→ **Your assignment**:
Given the records below, pull every line with the word "residual" into the answer.

(Beginning of Data provided)

static bool conv_bn_shape(ConvParams& p, ConvPlan& pl, int B, int H, int W, int Cin, int Cout, int kh, int kw, int stride, int pad, int dil,
                          int64_t ldx, int* R_out = nullptr)
{
    if (B < 1 || H < 1 || W < 1 || Cin < 1 || Cout < 1 || kh < 1 || kw < 1 || kh > kMaxTaps || kw > kMaxTaps || kh * kw > kMaxTaps || !conv_geom_sane(H, W, stride, pad, dil) || stride < 1 || dil < 1) return false;
    const int Ho = out_size(H, kh, stride, pad, dil), Wo = out_size(W, kw, stride, pad, dil);
    if (Ho < 1 || Wo < 1) return false;
    p = ConvParams{};
    p.ldx = ldx; p.B = B; p.H = H; p.W = W; p.Ho = Ho; p.Wo = Wo; p.Ck = Cin; p.Cn = Cout; p.Cin = Cin; p.Cout = Cout;
    p.stride = stride; p.M = (int64_t)B * Ho * Wo; p.bwd_stride = 1;
    build_taps(p.taps, kh, kw, stride, pad, dil, H, W, Ho, Wo, false);
    if (p.M > 0x7FFFFFFFll || p.taps.n == 0) return false;
    const bool vec = Cin % 4 == 0 && Cout % 4 == 0 && ldx % 4 == 0;
    pl = plan_conv(p.M, Cout, Cin, p.taps.n, vec);
    const BnFusePlan f = bn_fuse_plan(p, pl, vec);
    if (R_out) *R_out = f.R;
    return f.kind != 0;
}

int pp_conv2d_fwd_bn_train_ok(int B, int H, int W, int Cin, int Cout, int kh, int kw, int stride, int pad, int dil)
{
    ConvParams p; ConvPlan pl;
    return conv_bn_shape(p, pl, B, H, W, Cin, Cout, kh, kw, stride, pad, dil, Cin) ? 1 : 0;
}

size_t pp_conv2d_fwd_bn_train_xchg_bytes(int B, int H, int W, int Cin, int Cout, int kh, int kw, int stride, int pad, int dil)
{
    ConvParams p; ConvPlan pl;
    int R = 0;
    if (!conv_bn_shape(p, pl, B, H, W, Cin, Cout, kh, kw, stride, pad, dil, Cin, &R)) return 0;
    return align_up((size_t)cdiv(Cout, 32) * (size_t)R * 64 * 8, 256);
}

int pp_conv2d_fwd_bn_train(const float* x, int64_t ldx, int B, int H, int W, int Cin, const float* w, int kh, int kw, int stride, int pad,
                           int dil, float* conv_out, int64_t ldc, const float* gamma, const float* beta, float eps, float momentum,
                           float* running_mean, float* running_var, float* mean, float* invstd, const float* residual, int64_t ldr,
                           int act, float* y, int64_t ldy, int Cout, void* xchg, size_t xchg_bytes, int32_t* sync, size_t sync_ints,
                           pp_stream_t stream)
{
    if (int rc = conv_common_check(x, w, conv_out, B, H, W, Cin, Cout, kh, kw, stride, pad, dil)) return rc;
    if (!gamma || !beta || !mean || !invstd || !y || !xchg || !sync) return fail(PP_ERR_BAD_ARG, "conv fwd + BatchNorm: null");
    if (act < 0 || act > 2) return fail(PP_ERR_BAD_ARG, "conv fwd + BatchNorm: act %d", act);
    if ((reinterpret_cast<uintptr_t>(xchg) & 7) != 0 || sync_ints < 2) return fail(PP_ERR_BAD_ARG, "conv fwd + BatchNorm: exchange area");
    ConvParams p; ConvPlan pl;
    int R = 0;
    if (!conv_bn_shape(p, pl, B, H, W, Cin, Cout, kh, kw, stride, pad, dil, ldx, &R))
        return fail(PP_ERR_UNSUPPORTED, "conv fwd + BatchNorm: this shape has no fused kernel (ask pp_conv2d_fwd_bn_train_ok first)");
    const size_t need = (size_t)cdiv(Cout, 32) * (size_t)R * 64 * 8;
    if (xchg_bytes < need) return fail(PP_ERR_WORKSPACE, "conv fwd + BatchNorm: exchange area %zu < %zu", xchg_bytes, need);
    p.x = x; p.w = w; p.bias = nullptr; p.y = conv_out; p.ldy = ldc;
    p.bn = BnTrain{gamma, beta, eps, momentum, running_mean, running_var, mean, invstd, residual, ldr, act, y, ldy,
                   reinterpret_cast<xword*>(xchg), sync, 0};
    return launch_conv<false>(p, nullptr, 0, as_stream(stream), kh * kw);
}
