def gemm_nt_dgelu_colsum(A, B, pre, colsum):
    assert A.dtype == BF16 and B.dtype == BF16 and A.shape[1] == B.shape[1] and pre.dtype == BF16
    M, K = A.shape
    N = B.shape[0]
    assert pre.shape == (M, N) and colsum.dtype == F32 and colsum.numel() == N
    out = torch.empty(M, N, device=A.device, dtype=BF16)
    ws, defer = _ws_and_defer(A.device, 2 * ((M + 63) // 64) * N)
    nrows = C.c_int(0)
    with _timed(2.0 * M * N * K):
        call("x2_gemm_nt_dgelu_colparts", ptr(A), ptr(B), ptr(out), M, N, K, _rows(A), _rows(B), _rows(out), ptr(pre), _rows(pre),
             ptr(ws), C.byref(nrows))
    if defer:
        DEFERRED.append((ws, nrows.value, 1, N, (colsum,)))
    else:
        reduce_partials(ws, nrows.value, 1, N, (colsum,))
    return out


def gemm_nt_splitk(A, B, out=None, slices=0):
    assert A.dtype == BF16 and B.dtype == BF16 and A.shape[1] == B.shape[1]
    M, K = A.shape
    N = B.shape[0]
    if out is None:
        out = torch.empty(M, N, device=A.device, dtype=F32)
    assert out.shape == (M, N) and out.dtype == F32
    ws = workspace(A.device, min(32, max(1, K // 64)) * M * N)
    with _timed(2.0 * M * N * K):
        call("x2_gemm_nt_splitk", ptr(A), ptr(B), ptr(out), M, N, K, _rows(A), _rows(B), _rows(out), slices, ptr(ws), ws.numel())
    return out


def gemm_tn_grouped(problems, accumulate=False, split=0):
    rows = []
    for pr in problems:
        dY, X, dW = pr[:3]
        assert dY.dtype == BF16 and X.dtype == BF16 and dW.dtype == F32 and dY.shape[0] == X.shape[0]
        N, K = dW.shape
        n_ld, k_ld = (pr[3], pr[4]) if len(pr) == 5 else (dY.shape[1], X.shape[1])
        assert dY.shape[1] >= N or n_ld >= N
        rows.append([dY.data_ptr(), X.data_ptr(), dW.data_ptr(), dY.shape[0], N, K, _rows(dY), _rows(X), _rows(dW),
                     n_ld, k_ld])
    dev = problems[0][0].device
    for i in range(0, len(rows), 8):
        chunk = rows[i:i + 8]
        arr = (C.c_int64 * (11 * len(chunk)))(*[v for r in chunk for v in r])
        tiles256 = sum(((r[4] + 255) // 256) * ((r[5] + 255) // 256) for r in chunk)
        want = (split if split else 4) * tiles256 * 65536
        ws = workspace(dev, want) if split != 1 else None
        with _timed(sum(2.0 * r[3] * r[4] * r[5] for r in chunk), "gemm_tn"):
            call("x2_gemm_tn_grouped", arr, len(chunk), 1 if accumulate else 0, split, ptr(ws), 0 if ws is None else ws.numel())
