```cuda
enum {
    OP_MUL = 1, OP_ADD = 3, OP_SUB = 4, OP_POW = 5, OP_IDIV = 6, OP_MOD = 7, OP_SHL = 8, OP_SHR = 9,
    OP_LEQ = 10, OP_GEQ = 11, OP_LT = 12, OP_GT = 13, OP_EQ = 14, OP_NEQ = 15, OP_LOR = 16, OP_LAND = 17,
    OP_LNOT = 18, OP_BOR = 19, OP_BAND = 20, OP_BXOR = 21, OP_BNOT = 22, OP_NEG = 23, OP_COPY = 24,
    OP_SELECT = 25, OP_ASSERT = 26, OP_ASSERT_EQ = 27, OP_INV = 28,
    OP_BITS = 29,
    OP_ASSERT_BOOL = 30,
    OP_MULSMALL = 31,
    OP_BITSIP = 32,
    OP_ASSERT_FITS = 33
};

CW_HD void u256_mul_lo(u32 *r, const u32 *a, const u32 *b) {
    u32 t[8];
#pragma unroll
    for (int i = 0; i < 8; ++i) t[i] = 0;
#pragma unroll
    for (int i = 0; i < 8; ++i) {
        u64 c = 0;
#pragma unroll
        for (int j = 0; j + i < 8; ++j) {
            c += (u64)a[j] * b[i] + t[i + j];
            t[i + j] = (u32)c;
            c >>= 32;
        }
    }
    u256_set(r, t);
}
CW_HD void u256_bits(u32 *r, const u32 *a, u32 imm) {
    u32 k = imm & 0xFFFFu, m = (imm >> 16) & 0xFFu;
    u32 t[8];
    u256_shr(t, a, k);
#pragma unroll
    for (int i = 0; i < 8; ++i) {
        int lo = i * 32;
        u32 mask = (int)m >= lo + 32 ? 0xFFFFFFFFu : ((int)m <= lo ? 0u : ((1u << (m - lo)) - 1u));
        r[i] = t[i] & mask;
    }
}

CW_HD void u256_bits_in_place(u32 *r, const u32 *a, u32 imm) {
    u32 lo = imm & 0xFFu, len = imm >> 8, hi = lo + len;
#pragma unroll
    for (int i = 0; i < 8; ++i) {
        u32 b0 = 32u * i, b1 = b0 + 32u;
        u32 m = 0;
        if (hi > b0 && lo < b1) {
            u32 from = lo > b0 ? lo - b0 : 0u, to = hi < b1 ? hi - b0 : 32u;
            u32 w = to - from;
            m = (w >= 32u ? 0xFFFFFFFFu : ((1u << w) - 1u)) << from;
        }
        r[i] = a[i] & m;
    }
}
CW_HD u32 u256_bitlen(const u32 *a) {
    u32 n = 0;
#pragma unroll
    for (int i = 0; i < 8; ++i) {
        if (a[i]) {
            u32 x = a[i], c = 0;
            while (x) { x >>= 1; ++c; }
            n = 32u * i + c;
        }
    }
    return n;
}

template <bool SLOW>
CW_HD void fr_exec_t(u32 opcode, u32 *r, const u32 *a, const u32 *b, u32 imm, const FrParams &P, int &err) {
    switch (opcode) {
        case OP_BITSIP: u256_bits_in_place(r, a, imm); break;
        case OP_BITS: u256_bits(r, a, imm); break;
        case OP_MULSMALL: u256_mul_lo(r, a, b); break;
        case OP_MUL: fr_mont_mul(r, a, b, P); break;
        case OP_ADD: fr_add(r, a, b, P); break;
        case OP_SUB: fr_sub(r, a, b, P); break;
        case OP_NEG: fr_neg(r, a, P); break;
        case OP_INV: if (SLOW) fr_inv_mont(r, a, P); break;
        case OP_POW: if (SLOW) fr_pow_mont(r, a, b, P); break;
        case OP_IDIV: { u32 rem[8]; if (!u256_divmod(r, rem, a, b)) err = 1; break; }
        case OP_MOD: { u32 quo[8]; if (!u256_divmod(quo, r, a, b)) err = 1; break; }
        case OP_SHL: fr_shl(r, a, b, P); break;
        case OP_SHR: fr_shr(r, a, b, P); break;
        case OP_LT: u256_set_u32(r, fr_lt(a, b, P)); break;
        case OP_GT: u256_set_u32(r, fr_lt(b, a, P)); break;
        case OP_LEQ: u256_set_u32(r, !fr_lt(b, a, P)); break;
        case OP_GEQ: u256_set_u32(r, !fr_lt(a, b, P)); break;
        case OP_EQ: u256_set_u32(r, u256_eq(a, b)); break;
        case OP_NEQ: u256_set_u32(r, !u256_eq(a, b)); break;
        case OP_LOR: u256_set_u32(r, !u256_is_zero(a) || !u256_is_zero(b)); break;
        case OP_LAND: u256_set_u32(r, !u256_is_zero(a) && !u256_is_zero(b)); break;
        case OP_LNOT: u256_set_u32(r, u256_is_zero(a)); break;
        case OP_BOR:
#pragma unroll
            for (int i = 0; i < 8; ++i) r[i] = a[i] | b[i];
            fr_mask_wrap(r, P);
            break;
        case OP_BAND:
#pragma unroll
            for (int i = 0; i < 8; ++i) r[i] = a[i] & b[i];
            fr_mask_wrap(r, P);
            break;
        case OP_BXOR:
#pragma unroll
            for (int i = 0; i < 8; ++i) r[i] = a[i] ^ b[i];
            fr_mask_wrap(r, P);
            break;
        case OP_BNOT:
#pragma unroll
            for (int i = 0; i < 8; ++i) r[i] = ~a[i];
            fr_mask_wrap(r, P);
            break;
        case OP_COPY: u256_set(r, a); break;
        default: u256_set_u32(r, 0); break;
    }
}
CW_HD void fr_exec(u32 opcode, u32 *r, const u32 *a, const u32 *b, u32 imm, const FrParams &P, int &err) {
    fr_exec_t<true>(opcode, r, a, b, imm, P, err);
}

CW_HD void fr_apply_canonical(u32 op, u32 *r, const u32 *a, const u32 *b, const u32 *c, const FrParams &P, int &err) {
    if (op == OP_MUL) {
        if (u256_bitlen(a) + u256_bitlen(b) < P.qbits) {
            u256_mul_lo(r, a, b);
        } else {
            u32 am[8];
            fr_to_mont(am, a, P);
            fr_mont_mul(r, am, b, P);
        }
    } else if (op == 2 ) {
        u32 bm[8], im[8];
        fr_to_mont(bm, b, P);
        fr_inv_mont(im, bm, P);
        fr_mont_mul(r, im, a, P);
    } else if (op == OP_POW) {
        u32 am[8], rm[8];
        fr_to_mont(am, a, P);
        fr_pow_mont(rm, am, b, P);
        fr_from_mont(r, rm, P);
    } else if (op == OP_SELECT) {
        bool t = !u256_is_zero(c);
        for (int k = 0; k < 8; ++k) r[k] = t ? a[k] : b[k];
    } else {
        fr_exec(op, r, a, b, 0, P, err);
    }
}

enum { FOP_JMP = 40, FOP_JZ = 41, FOP_RET = 42, FOP_LOADX = 43, FOP_STOREX = 44, OP_CALL = 45 };
enum { VM_MAX_REGS = 192, VM_MAX_STEPS = 1 << 22, VM_MAX_DEPTH = 8 };
struct FnInfo {
    u32 code_off, n_instr, n_regs, n_params;
};
CW_HD FnInfo vm_fn(const u32 *fn_info, u32 f) {
    FnInfo fi;
    fi.code_off = fn_info[4 * (size_t)f];
    fi.n_instr = fn_info[4 * (size_t)f + 1];
    fi.n_regs = fn_info[4 * (size_t)f + 2];
    fi.n_params = fn_info[4 * (size_t)f + 3];
    return fi;
}
struct VmFrame {
    u32 fn, pc, base, dst, want;
};

CW_HD void vm_operand(u32 *v, u32 o, const u32 *regs, const u32 *consts32) {
    if (o & 0x80000000u) {
        const u32 *p = consts32 + 8 * (size_t)(o & 0x3FFFFFFFu);
        for (int k = 0; k < 8; ++k) v[k] = p[k];
// ... 290 lines not shown
```

circom_b200/csrc/kernels.cuh:

```cuda
#pragma once
#include <cuda_runtime.h>
#include <stdint.h>

#include "fr_device.cuh"
#include "r1cs_small.h"

namespace cw {

constexpr int N_PRIMES_DEV = 8;
__constant__ FrParams c_fr[N_PRIMES_DEV];
#define CW_FR(PRIME, rt) c_fr[(PRIME) >= 0 ? (PRIME) : (int)(rt)]

__device__ __forceinline__ void ldg256(u32 *v, const void *p) {
    asm volatile("ld.global.v8.b32 {%0,%1,%2,%3,%4,%5,%6,%7}, [%8];"
                 : "=r"(v[0]), "=r"(v[1]), "=r"(v[2]), "=r"(v[3]), "=r"(v[4]), "=r"(v[5]), "=r"(v[6]), "=r"(v[7])
                 : "l"(p)
                 : "memory");
}
__device__ __forceinline__ void ldg256_nc(u32 *v, const void *p) {
    asm("ld.global.nc.v8.b32 {%0,%1,%2,%3,%4,%5,%6,%7}, [%8];"
        : "=r"(v[0]), "=r"(v[1]), "=r"(v[2]), "=r"(v[3]), "=r"(v[4]), "=r"(v[5]), "=r"(v[6]), "=r"(v[7])
        : "l"(p));
}
__device__ __forceinline__ void stg256(void *p, const u32 *v) {
// ... 101 lines not shown

#endif

template <int PRIME, int TAG>
__device__ __noinline__ void exec_slow_op(u32 opcode, u32 *r, const u32 *a, const u32 *b, u32 prime_rt) {
    const FrParams &P = CW_FR(PRIME, prime_rt);
    if (opcode == OP_INV) fr_inv_mont(r, a, P);
    else fr_pow_mont(r, a, b, P);
}
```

(End of Data provided)

→ **Result of the task**:
                           float* running_mean, float* running_var, float* mean, float* invstd, const float* residual, int64_t ldr,
    p.bn = BnTrain{gamma, beta, eps, momentum, running_mean, running_var, mean, invstd, residual, ldr, act, y, ldy,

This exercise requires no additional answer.